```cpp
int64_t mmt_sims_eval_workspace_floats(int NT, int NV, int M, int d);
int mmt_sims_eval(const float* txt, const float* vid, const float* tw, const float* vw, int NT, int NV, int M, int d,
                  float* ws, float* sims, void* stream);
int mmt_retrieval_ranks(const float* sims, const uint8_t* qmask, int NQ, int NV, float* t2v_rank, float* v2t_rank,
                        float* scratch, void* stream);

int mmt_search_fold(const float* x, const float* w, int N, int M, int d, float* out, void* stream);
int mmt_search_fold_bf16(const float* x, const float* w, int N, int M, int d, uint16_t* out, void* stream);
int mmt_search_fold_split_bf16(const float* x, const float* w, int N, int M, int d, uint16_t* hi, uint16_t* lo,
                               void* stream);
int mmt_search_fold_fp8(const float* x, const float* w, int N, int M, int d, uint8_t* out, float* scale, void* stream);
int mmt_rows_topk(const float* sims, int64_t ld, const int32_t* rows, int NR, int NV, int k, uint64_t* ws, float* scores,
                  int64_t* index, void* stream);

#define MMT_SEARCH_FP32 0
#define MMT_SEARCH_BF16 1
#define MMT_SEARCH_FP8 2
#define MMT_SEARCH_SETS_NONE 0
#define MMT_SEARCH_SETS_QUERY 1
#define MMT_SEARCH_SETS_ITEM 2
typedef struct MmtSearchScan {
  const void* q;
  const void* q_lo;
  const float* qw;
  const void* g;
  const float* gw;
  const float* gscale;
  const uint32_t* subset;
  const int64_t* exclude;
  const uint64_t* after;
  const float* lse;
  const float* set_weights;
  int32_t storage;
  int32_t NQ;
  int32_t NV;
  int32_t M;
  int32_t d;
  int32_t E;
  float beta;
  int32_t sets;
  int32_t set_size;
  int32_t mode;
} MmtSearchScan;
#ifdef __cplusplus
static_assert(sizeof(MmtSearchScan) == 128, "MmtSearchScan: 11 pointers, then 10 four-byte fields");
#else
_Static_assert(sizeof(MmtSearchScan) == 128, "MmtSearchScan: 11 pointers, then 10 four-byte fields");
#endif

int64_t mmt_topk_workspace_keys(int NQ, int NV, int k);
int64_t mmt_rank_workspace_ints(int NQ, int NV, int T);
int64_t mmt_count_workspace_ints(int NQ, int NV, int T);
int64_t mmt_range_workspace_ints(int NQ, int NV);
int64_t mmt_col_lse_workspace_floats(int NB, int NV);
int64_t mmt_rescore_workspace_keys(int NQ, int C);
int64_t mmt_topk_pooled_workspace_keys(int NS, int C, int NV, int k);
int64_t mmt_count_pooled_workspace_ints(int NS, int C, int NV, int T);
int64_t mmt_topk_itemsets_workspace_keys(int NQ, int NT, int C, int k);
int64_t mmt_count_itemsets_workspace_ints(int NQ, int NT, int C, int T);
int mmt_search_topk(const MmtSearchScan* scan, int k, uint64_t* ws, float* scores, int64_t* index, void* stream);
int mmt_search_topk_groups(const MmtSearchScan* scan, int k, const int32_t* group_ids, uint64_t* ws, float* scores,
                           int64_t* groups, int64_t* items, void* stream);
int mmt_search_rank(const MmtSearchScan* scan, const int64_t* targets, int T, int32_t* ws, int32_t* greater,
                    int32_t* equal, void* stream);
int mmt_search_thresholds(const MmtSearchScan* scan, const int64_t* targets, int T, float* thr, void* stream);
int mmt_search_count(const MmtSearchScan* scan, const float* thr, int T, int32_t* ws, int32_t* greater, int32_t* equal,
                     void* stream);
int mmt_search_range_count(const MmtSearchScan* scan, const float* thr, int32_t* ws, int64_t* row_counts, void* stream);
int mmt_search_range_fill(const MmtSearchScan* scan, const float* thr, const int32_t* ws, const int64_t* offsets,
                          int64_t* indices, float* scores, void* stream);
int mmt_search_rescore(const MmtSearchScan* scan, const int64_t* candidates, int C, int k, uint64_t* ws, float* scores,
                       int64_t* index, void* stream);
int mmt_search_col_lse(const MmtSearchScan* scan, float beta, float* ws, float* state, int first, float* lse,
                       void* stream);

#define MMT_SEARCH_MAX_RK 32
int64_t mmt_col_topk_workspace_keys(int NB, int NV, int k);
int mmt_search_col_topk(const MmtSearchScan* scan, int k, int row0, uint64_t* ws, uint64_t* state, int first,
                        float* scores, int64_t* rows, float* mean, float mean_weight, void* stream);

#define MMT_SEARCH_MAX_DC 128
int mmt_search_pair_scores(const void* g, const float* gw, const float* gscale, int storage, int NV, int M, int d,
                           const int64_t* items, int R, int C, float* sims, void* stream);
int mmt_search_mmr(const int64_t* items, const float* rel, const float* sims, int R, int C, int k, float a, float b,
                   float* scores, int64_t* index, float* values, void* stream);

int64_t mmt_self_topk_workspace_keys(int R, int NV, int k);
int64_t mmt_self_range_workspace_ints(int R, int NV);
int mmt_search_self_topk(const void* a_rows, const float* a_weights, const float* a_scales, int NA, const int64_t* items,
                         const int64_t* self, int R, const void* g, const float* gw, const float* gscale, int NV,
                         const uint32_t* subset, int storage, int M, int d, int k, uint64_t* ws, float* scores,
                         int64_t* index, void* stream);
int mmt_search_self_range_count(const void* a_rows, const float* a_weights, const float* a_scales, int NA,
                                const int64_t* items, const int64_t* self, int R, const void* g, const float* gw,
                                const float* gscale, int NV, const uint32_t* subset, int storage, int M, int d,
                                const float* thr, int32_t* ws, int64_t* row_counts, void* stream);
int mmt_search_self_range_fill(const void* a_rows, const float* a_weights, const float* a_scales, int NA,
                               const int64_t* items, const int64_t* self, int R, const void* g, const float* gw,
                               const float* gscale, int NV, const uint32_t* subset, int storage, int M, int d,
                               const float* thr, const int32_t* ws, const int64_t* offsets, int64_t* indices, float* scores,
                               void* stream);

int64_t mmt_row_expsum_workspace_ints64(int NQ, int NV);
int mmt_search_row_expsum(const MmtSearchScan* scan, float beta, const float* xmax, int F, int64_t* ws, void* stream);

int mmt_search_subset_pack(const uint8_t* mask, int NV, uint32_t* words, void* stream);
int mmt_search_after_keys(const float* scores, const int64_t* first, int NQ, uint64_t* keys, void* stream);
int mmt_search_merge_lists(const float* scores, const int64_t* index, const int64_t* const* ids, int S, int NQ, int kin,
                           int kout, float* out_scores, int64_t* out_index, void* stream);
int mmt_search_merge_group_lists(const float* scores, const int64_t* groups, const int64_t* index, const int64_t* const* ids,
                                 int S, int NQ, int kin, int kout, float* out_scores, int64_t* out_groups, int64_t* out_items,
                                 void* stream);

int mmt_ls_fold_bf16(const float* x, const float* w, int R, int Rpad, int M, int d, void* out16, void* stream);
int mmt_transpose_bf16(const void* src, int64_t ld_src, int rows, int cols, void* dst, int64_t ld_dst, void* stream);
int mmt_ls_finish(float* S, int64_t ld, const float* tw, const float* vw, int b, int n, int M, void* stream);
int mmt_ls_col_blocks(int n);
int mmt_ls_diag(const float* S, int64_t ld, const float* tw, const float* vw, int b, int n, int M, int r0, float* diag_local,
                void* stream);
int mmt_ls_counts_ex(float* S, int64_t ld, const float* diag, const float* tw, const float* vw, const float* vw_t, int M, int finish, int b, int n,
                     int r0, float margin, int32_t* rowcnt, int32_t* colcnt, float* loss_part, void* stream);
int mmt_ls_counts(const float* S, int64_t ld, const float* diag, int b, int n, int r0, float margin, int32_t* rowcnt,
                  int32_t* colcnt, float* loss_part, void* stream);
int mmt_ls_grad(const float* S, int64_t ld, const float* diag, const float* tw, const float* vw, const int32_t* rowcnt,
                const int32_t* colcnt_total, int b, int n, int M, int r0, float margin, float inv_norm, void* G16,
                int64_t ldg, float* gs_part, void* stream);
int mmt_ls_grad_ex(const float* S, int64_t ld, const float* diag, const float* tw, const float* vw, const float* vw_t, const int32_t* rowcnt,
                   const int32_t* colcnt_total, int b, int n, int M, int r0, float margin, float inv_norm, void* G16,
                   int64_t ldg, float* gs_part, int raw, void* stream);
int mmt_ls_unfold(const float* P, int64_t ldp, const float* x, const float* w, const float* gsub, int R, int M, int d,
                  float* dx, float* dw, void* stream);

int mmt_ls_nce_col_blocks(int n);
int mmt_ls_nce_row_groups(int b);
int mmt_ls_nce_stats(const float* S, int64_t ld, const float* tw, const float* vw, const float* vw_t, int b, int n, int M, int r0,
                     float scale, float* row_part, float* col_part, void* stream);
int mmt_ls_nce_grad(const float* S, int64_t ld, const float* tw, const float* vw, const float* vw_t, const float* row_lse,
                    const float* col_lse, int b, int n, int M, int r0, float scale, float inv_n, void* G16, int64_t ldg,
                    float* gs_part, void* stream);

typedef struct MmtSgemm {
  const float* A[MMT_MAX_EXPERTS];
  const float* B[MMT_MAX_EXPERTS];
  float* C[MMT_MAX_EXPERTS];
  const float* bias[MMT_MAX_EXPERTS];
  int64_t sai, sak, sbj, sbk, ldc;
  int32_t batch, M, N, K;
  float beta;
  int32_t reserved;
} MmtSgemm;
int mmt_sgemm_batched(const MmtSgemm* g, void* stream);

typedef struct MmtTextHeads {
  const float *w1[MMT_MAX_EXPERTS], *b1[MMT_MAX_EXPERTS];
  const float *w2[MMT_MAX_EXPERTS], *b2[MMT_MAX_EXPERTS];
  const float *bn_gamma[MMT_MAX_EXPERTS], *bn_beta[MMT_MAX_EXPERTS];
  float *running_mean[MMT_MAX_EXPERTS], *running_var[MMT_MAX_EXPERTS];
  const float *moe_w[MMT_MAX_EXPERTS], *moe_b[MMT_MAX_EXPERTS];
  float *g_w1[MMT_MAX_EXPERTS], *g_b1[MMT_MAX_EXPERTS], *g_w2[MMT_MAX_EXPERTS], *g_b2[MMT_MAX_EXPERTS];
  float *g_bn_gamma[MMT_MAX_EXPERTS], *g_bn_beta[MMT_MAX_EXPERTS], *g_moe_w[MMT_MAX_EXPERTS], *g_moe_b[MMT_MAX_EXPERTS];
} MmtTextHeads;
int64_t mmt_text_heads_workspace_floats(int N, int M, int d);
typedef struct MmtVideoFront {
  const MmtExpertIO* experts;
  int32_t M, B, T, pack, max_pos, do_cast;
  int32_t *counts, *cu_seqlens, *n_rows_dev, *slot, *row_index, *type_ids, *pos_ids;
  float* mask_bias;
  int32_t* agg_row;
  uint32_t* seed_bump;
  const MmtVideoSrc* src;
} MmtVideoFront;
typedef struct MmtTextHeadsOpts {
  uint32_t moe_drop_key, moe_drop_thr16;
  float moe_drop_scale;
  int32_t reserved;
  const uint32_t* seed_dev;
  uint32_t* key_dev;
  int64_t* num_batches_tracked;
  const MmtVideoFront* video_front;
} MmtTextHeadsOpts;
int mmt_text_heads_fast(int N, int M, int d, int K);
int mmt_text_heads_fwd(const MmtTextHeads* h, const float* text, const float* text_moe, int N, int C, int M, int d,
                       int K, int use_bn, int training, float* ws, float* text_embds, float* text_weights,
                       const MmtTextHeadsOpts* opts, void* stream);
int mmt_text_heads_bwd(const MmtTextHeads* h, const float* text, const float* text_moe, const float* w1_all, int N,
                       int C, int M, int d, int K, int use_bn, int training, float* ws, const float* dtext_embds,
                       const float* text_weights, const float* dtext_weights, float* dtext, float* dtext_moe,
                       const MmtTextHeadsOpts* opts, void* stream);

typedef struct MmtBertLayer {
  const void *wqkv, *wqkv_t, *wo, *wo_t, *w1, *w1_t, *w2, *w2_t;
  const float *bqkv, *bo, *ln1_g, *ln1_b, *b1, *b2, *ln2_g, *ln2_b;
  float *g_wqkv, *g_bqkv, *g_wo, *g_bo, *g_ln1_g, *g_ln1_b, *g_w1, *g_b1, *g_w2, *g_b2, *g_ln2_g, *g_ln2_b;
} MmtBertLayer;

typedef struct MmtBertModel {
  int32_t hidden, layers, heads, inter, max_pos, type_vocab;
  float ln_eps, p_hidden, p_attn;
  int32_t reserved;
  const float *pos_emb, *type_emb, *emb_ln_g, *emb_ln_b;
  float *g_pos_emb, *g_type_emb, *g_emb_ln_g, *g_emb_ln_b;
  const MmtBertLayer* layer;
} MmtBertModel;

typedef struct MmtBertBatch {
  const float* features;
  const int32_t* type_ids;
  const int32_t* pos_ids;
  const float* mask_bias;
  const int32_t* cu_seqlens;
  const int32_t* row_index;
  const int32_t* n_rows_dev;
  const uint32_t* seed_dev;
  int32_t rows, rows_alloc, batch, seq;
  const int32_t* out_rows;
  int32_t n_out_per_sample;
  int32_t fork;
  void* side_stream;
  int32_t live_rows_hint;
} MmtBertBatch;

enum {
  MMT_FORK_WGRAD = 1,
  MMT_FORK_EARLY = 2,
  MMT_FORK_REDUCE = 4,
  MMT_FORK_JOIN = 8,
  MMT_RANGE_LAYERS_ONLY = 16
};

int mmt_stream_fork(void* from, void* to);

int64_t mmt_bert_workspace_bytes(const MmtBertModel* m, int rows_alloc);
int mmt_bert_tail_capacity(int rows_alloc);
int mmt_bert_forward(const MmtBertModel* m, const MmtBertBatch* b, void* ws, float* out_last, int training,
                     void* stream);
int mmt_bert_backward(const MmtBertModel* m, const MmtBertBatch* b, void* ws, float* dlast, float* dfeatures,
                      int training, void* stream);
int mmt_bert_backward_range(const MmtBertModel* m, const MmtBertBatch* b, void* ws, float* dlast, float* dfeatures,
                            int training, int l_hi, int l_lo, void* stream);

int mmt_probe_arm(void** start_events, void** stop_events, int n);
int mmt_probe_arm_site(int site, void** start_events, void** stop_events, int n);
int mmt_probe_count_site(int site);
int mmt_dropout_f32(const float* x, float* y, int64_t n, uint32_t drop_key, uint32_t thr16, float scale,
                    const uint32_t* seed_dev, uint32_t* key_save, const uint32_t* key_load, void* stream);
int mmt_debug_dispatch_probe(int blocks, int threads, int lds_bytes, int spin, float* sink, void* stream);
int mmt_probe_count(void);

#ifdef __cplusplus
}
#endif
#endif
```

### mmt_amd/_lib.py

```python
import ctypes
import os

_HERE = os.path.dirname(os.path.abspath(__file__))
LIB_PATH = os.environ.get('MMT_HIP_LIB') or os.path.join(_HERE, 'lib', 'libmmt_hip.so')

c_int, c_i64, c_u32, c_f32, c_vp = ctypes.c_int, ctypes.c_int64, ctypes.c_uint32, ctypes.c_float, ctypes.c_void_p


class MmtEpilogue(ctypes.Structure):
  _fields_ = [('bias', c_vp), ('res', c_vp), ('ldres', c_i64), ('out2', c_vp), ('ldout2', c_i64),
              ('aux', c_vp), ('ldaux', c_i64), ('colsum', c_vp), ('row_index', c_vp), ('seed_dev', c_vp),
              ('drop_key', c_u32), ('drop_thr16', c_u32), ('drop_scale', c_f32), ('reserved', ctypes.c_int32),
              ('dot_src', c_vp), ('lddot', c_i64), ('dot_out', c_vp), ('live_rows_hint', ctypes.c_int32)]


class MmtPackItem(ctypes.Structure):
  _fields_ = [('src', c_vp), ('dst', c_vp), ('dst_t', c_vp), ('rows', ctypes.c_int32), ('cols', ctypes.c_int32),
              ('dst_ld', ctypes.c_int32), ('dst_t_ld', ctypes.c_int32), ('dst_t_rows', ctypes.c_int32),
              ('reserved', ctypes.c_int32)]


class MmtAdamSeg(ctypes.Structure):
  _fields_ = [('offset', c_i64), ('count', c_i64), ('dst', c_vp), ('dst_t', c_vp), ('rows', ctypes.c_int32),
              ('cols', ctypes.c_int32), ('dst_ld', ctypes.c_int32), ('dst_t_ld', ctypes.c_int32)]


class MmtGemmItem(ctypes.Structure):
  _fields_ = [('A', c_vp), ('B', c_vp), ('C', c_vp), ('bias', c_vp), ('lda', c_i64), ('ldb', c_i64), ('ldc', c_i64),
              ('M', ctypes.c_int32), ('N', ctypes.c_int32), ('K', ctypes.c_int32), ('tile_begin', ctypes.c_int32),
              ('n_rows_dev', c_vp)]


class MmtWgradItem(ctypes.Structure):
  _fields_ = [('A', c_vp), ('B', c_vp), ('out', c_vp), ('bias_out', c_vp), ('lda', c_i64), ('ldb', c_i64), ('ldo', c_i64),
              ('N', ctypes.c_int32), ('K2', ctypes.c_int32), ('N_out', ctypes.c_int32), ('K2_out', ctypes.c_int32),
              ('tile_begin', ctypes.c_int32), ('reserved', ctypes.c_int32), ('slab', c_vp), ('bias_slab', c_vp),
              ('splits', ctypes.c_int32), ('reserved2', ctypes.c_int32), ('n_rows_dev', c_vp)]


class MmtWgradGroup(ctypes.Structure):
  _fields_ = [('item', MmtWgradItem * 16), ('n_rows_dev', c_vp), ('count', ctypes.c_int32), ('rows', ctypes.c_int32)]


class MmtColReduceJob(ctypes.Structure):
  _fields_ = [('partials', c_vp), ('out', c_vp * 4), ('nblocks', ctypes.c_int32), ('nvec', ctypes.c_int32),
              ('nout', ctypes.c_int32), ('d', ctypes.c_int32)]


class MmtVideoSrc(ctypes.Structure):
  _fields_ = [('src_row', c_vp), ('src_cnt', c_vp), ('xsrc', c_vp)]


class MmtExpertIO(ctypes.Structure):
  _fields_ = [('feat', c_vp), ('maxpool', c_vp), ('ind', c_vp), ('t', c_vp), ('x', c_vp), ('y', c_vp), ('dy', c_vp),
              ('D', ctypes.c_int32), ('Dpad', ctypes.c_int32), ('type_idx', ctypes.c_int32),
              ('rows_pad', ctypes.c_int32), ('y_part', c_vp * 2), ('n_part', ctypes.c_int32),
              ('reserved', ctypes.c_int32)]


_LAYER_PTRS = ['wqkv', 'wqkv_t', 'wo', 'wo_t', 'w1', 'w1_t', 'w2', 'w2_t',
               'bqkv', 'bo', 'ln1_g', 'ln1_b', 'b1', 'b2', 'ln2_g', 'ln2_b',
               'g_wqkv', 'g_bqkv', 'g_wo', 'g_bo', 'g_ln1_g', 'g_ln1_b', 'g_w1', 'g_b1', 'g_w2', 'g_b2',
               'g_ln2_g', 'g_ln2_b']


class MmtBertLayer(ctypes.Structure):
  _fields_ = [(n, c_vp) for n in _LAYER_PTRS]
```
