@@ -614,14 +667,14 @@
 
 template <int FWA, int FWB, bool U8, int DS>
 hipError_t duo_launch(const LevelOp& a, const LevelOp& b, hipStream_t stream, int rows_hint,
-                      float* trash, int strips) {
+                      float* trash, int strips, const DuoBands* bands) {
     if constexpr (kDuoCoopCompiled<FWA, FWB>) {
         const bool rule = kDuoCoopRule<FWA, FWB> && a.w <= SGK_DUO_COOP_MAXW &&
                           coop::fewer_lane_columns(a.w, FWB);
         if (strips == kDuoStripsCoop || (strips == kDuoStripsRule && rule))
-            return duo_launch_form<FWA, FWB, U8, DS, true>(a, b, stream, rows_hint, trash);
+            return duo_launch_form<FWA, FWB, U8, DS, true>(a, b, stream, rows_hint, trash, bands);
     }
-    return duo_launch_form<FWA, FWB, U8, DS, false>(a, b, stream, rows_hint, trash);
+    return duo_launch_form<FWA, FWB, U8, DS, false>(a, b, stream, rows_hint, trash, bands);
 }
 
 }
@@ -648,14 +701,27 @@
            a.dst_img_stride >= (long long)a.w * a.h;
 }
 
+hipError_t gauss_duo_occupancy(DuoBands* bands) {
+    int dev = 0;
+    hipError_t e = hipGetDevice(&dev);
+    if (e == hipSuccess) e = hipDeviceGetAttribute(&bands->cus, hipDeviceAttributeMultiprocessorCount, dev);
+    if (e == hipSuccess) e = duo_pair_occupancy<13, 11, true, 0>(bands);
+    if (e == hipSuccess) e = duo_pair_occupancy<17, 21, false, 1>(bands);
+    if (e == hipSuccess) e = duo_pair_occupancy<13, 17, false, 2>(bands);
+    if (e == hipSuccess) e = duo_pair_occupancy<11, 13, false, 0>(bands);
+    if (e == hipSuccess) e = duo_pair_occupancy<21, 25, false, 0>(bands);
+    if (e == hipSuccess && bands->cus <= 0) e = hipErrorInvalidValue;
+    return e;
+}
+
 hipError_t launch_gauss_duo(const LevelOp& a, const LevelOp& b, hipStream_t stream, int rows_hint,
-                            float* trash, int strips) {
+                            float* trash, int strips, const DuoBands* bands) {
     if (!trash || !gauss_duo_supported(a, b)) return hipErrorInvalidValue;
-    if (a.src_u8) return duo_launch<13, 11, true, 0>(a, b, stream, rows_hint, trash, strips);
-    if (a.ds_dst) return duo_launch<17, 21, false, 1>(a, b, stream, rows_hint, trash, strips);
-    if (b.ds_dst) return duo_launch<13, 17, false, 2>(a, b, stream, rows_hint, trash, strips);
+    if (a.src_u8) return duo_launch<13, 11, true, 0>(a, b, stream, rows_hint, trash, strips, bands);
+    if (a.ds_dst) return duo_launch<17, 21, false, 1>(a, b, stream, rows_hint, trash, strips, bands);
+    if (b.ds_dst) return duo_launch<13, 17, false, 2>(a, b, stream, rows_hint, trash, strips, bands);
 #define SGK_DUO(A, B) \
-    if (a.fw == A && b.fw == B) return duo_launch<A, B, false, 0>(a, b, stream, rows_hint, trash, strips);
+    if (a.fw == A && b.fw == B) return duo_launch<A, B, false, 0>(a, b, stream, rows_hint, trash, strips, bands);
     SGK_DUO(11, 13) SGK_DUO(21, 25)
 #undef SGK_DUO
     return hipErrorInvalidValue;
┄┄┄┄┄┄┄┄┄┄
• REQUIRED WORK
Respond with a number only, please: how many lines in this data include the word "MmtSgemm".

• SOLUTION
3